• [What you should do]: From top to bottom, each entry below must be reproduced exactly.

• [Information given]:
+__device__ __forceinline__ void ds_sum_add(const float4& v, float* a) {
+  const unsigned int u[4] = {__float_as_uint(v.x), __float_as_uint(v.y),
+                             __float_as_uint(v.z), __float_as_uint(v.w)};
+#pragma unroll
+  for (int i = 0; i < 4; ++i) {
+    a[2 * i] += __uint_as_float(u[i] << 16);
+    a[2 * i + 1] += __uint_as_float(u[i] & 0xffff0000u);
+  }
+}
+
+constexpr int DQ_DBIAS_MAX_NKV = 6;
+
+__device__ __forceinline__ void stage_load_off(const bf16_t* __restrict__ g,
+                                               const unsigned (&off)[2],
+                                               int rows, bool col_ok0,
+                                               bool col_ok1, StageRegs& r) {
+#pragma unroll
+  for (int pass = 0; pass < 2; ++pass) {
+    const int row = (threadIdx.x + pass * 256) >> 3;
+    float4 val = {0, 0, 0, 0};
+    if (row < rows && (pass ? col_ok1 : col_ok0))
+      val = *reinterpret_cast<const float4*>(g + off[pass]);
+    (pass ? r.v1 : r.v0) = val;
+  }
+}
+
+template <int NKV>
+__global__ __launch_bounds__(256, 2)
+void attn_bwd_dq_dbias_kernel(DsView ds, TView k, TViewMut dq,
+                              float* __restrict__ sum_out, long chunk_stride,
+                              int Lq, int Lk, int heads, float scale,
+                              int bias_repeat, int b0, int b1, int g0,
+                              int epb, int direct, int accumulate) {
+  __shared__ __attribute__((aligned(16))) char lds[4][BK * ROWB];
+  static_assert(sizeof(float) * BQ * (BK + 1) <= 4 * BK * ROWB, "tile");
+
+  const int qtile = blockIdx.x;
+  const int gl = blockIdx.y / heads;
+  const int head = blockIdx.y - gl * heads;
+  const int g = g0 + gl;
+  const int r_lo = max(g * bias_repeat, b0);
+  const int r_hi = min((g + 1) * bias_repeat, b1);
+  const int e_lo = r_lo + blockIdx.z * epb;
+  const int e_hi = min(e_lo + epb, r_hi);
+  const int lane = threadIdx.x & 63;
+  const int wave = threadIdx.x >> 6;
+  const int q_rows = min(BQ, Lq - qtile * BQ);
+
+  float sum[NKV][16];
+#pragma unroll
+  for (int t = 0; t < NKV; ++t)
+#pragma unroll
+    for (int j = 0; j < 16; ++j) sum[t][j] = 0.f;
+
+  unsigned ds_off[2], k_off[2];
+  bool col_ok[2];
+#pragma unroll
+  for (int pass = 0; pass < 2; ++pass) {
+    const int idx = threadIdx.x + pass * 256;
+    const int row = idx >> 3;
+    const int c8 = (idx & 7) << 3;
+    ds_off[pass] = (unsigned)row * (unsigned)ds.pitch + c8;
+    k_off[pass] = (unsigned)row * (unsigned)k.rs + c8;
+    col_ok[pass] = c8 < q_rows;
+  }
+
+  StageRegs dsreg, kreg;
+  if (e_lo < e_hi) {
+    stage_load_off(ds.p + ((long)(e_lo - b0) * heads + head) * ds.plane
+                       + qtile * BQ,
+                   ds_off, min(BK, Lk), col_ok[0], col_ok[1], dsreg);
+    stage_load_off(k.base(e_lo, head), k_off, min(BK, Lk), true, true, kreg);
+  }
+  int buf = 0;
+  for (int e = e_lo; e < e_hi; ++e) {
+    const bf16_t* ds_g = ds.p + ((long)(e - b0) * heads + head) * ds.plane
+        + qtile * BQ;
+    const bf16_t* k_g = k.base(e, head);
+    f32x4 dq_acc[4];
+#pragma unroll
+    for (int c = 0; c < 4; ++c) dq_acc[c] = f32x4{0, 0, 0, 0};
+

• [Solution]:
+__device__ __forceinline__ void ds_sum_add(const float4& v, float* a) {
+  const unsigned int u[4] = {__float_as_uint(v.x), __float_as_uint(v.y),
+                             __float_as_uint(v.z), __float_as_uint(v.w)};
+#pragma unroll
+  for (int i = 0; i < 4; ++i) {
+    a[2 * i] += __uint_as_float(u[i] << 16);
+    a[2 * i + 1] += __uint_as_float(u[i] & 0xffff0000u);
+  }
+}
+
+constexpr int DQ_DBIAS_MAX_NKV = 6;
+
+__device__ __forceinline__ void stage_load_off(const bf16_t* __restrict__ g,
+                                               const unsigned (&off)[2],
+                                               int rows, bool col_ok0,
+                                               bool col_ok1, StageRegs& r) {
+#pragma unroll
+  for (int pass = 0; pass < 2; ++pass) {
+    const int row = (threadIdx.x + pass * 256) >> 3;
+    float4 val = {0, 0, 0, 0};
+    if (row < rows && (pass ? col_ok1 : col_ok0))
+      val = *reinterpret_cast<const float4*>(g + off[pass]);
+    (pass ? r.v1 : r.v0) = val;
+  }
+}
+
+template <int NKV>
+__global__ __launch_bounds__(256, 2)
+void attn_bwd_dq_dbias_kernel(DsView ds, TView k, TViewMut dq,
+                              float* __restrict__ sum_out, long chunk_stride,
+                              int Lq, int Lk, int heads, float scale,
+                              int bias_repeat, int b0, int b1, int g0,
+                              int epb, int direct, int accumulate) {
+  __shared__ __attribute__((aligned(16))) char lds[4][BK * ROWB];
+  static_assert(sizeof(float) * BQ * (BK + 1) <= 4 * BK * ROWB, "tile");
+
+  const int qtile = blockIdx.x;
+  const int gl = blockIdx.y / heads;
+  const int head = blockIdx.y - gl * heads;
+  const int g = g0 + gl;
+  const int r_lo = max(g * bias_repeat, b0);
+  const int r_hi = min((g + 1) * bias_repeat, b1);
+  const int e_lo = r_lo + blockIdx.z * epb;
+  const int e_hi = min(e_lo + epb, r_hi);
+  const int lane = threadIdx.x & 63;
+  const int wave = threadIdx.x >> 6;
+  const int q_rows = min(BQ, Lq - qtile * BQ);
+
+  float sum[NKV][16];
+#pragma unroll
+  for (int t = 0; t < NKV; ++t)
+#pragma unroll
+    for (int j = 0; j < 16; ++j) sum[t][j] = 0.f;
+
+  unsigned ds_off[2], k_off[2];
+  bool col_ok[2];
+#pragma unroll
+  for (int pass = 0; pass < 2; ++pass) {
+    const int idx = threadIdx.x + pass * 256;
+    const int row = idx >> 3;
+    const int c8 = (idx & 7) << 3;
+    ds_off[pass] = (unsigned)row * (unsigned)ds.pitch + c8;
+    k_off[pass] = (unsigned)row * (unsigned)k.rs + c8;
+    col_ok[pass] = c8 < q_rows;
+  }
+
+  StageRegs dsreg, kreg;
+  if (e_lo < e_hi) {
+    stage_load_off(ds.p + ((long)(e_lo - b0) * heads + head) * ds.plane
+                       + qtile * BQ,
+                   ds_off, min(BK, Lk), col_ok[0], col_ok[1], dsreg);
+    stage_load_off(k.base(e_lo, head), k_off, min(BK, Lk), true, true, kreg);
+  }
+  int buf = 0;
+  for (int e = e_lo; e < e_hi; ++e) {
+    const bf16_t* ds_g = ds.p + ((long)(e - b0) * heads + head) * ds.plane
+        + qtile * BQ;
+    const bf16_t* k_g = k.base(e, head);
+    f32x4 dq_acc[4];
+#pragma unroll
+    for (int c = 0; c < 4; ++c) dq_acc[c] = f32x4{0, 0, 0, 0};
+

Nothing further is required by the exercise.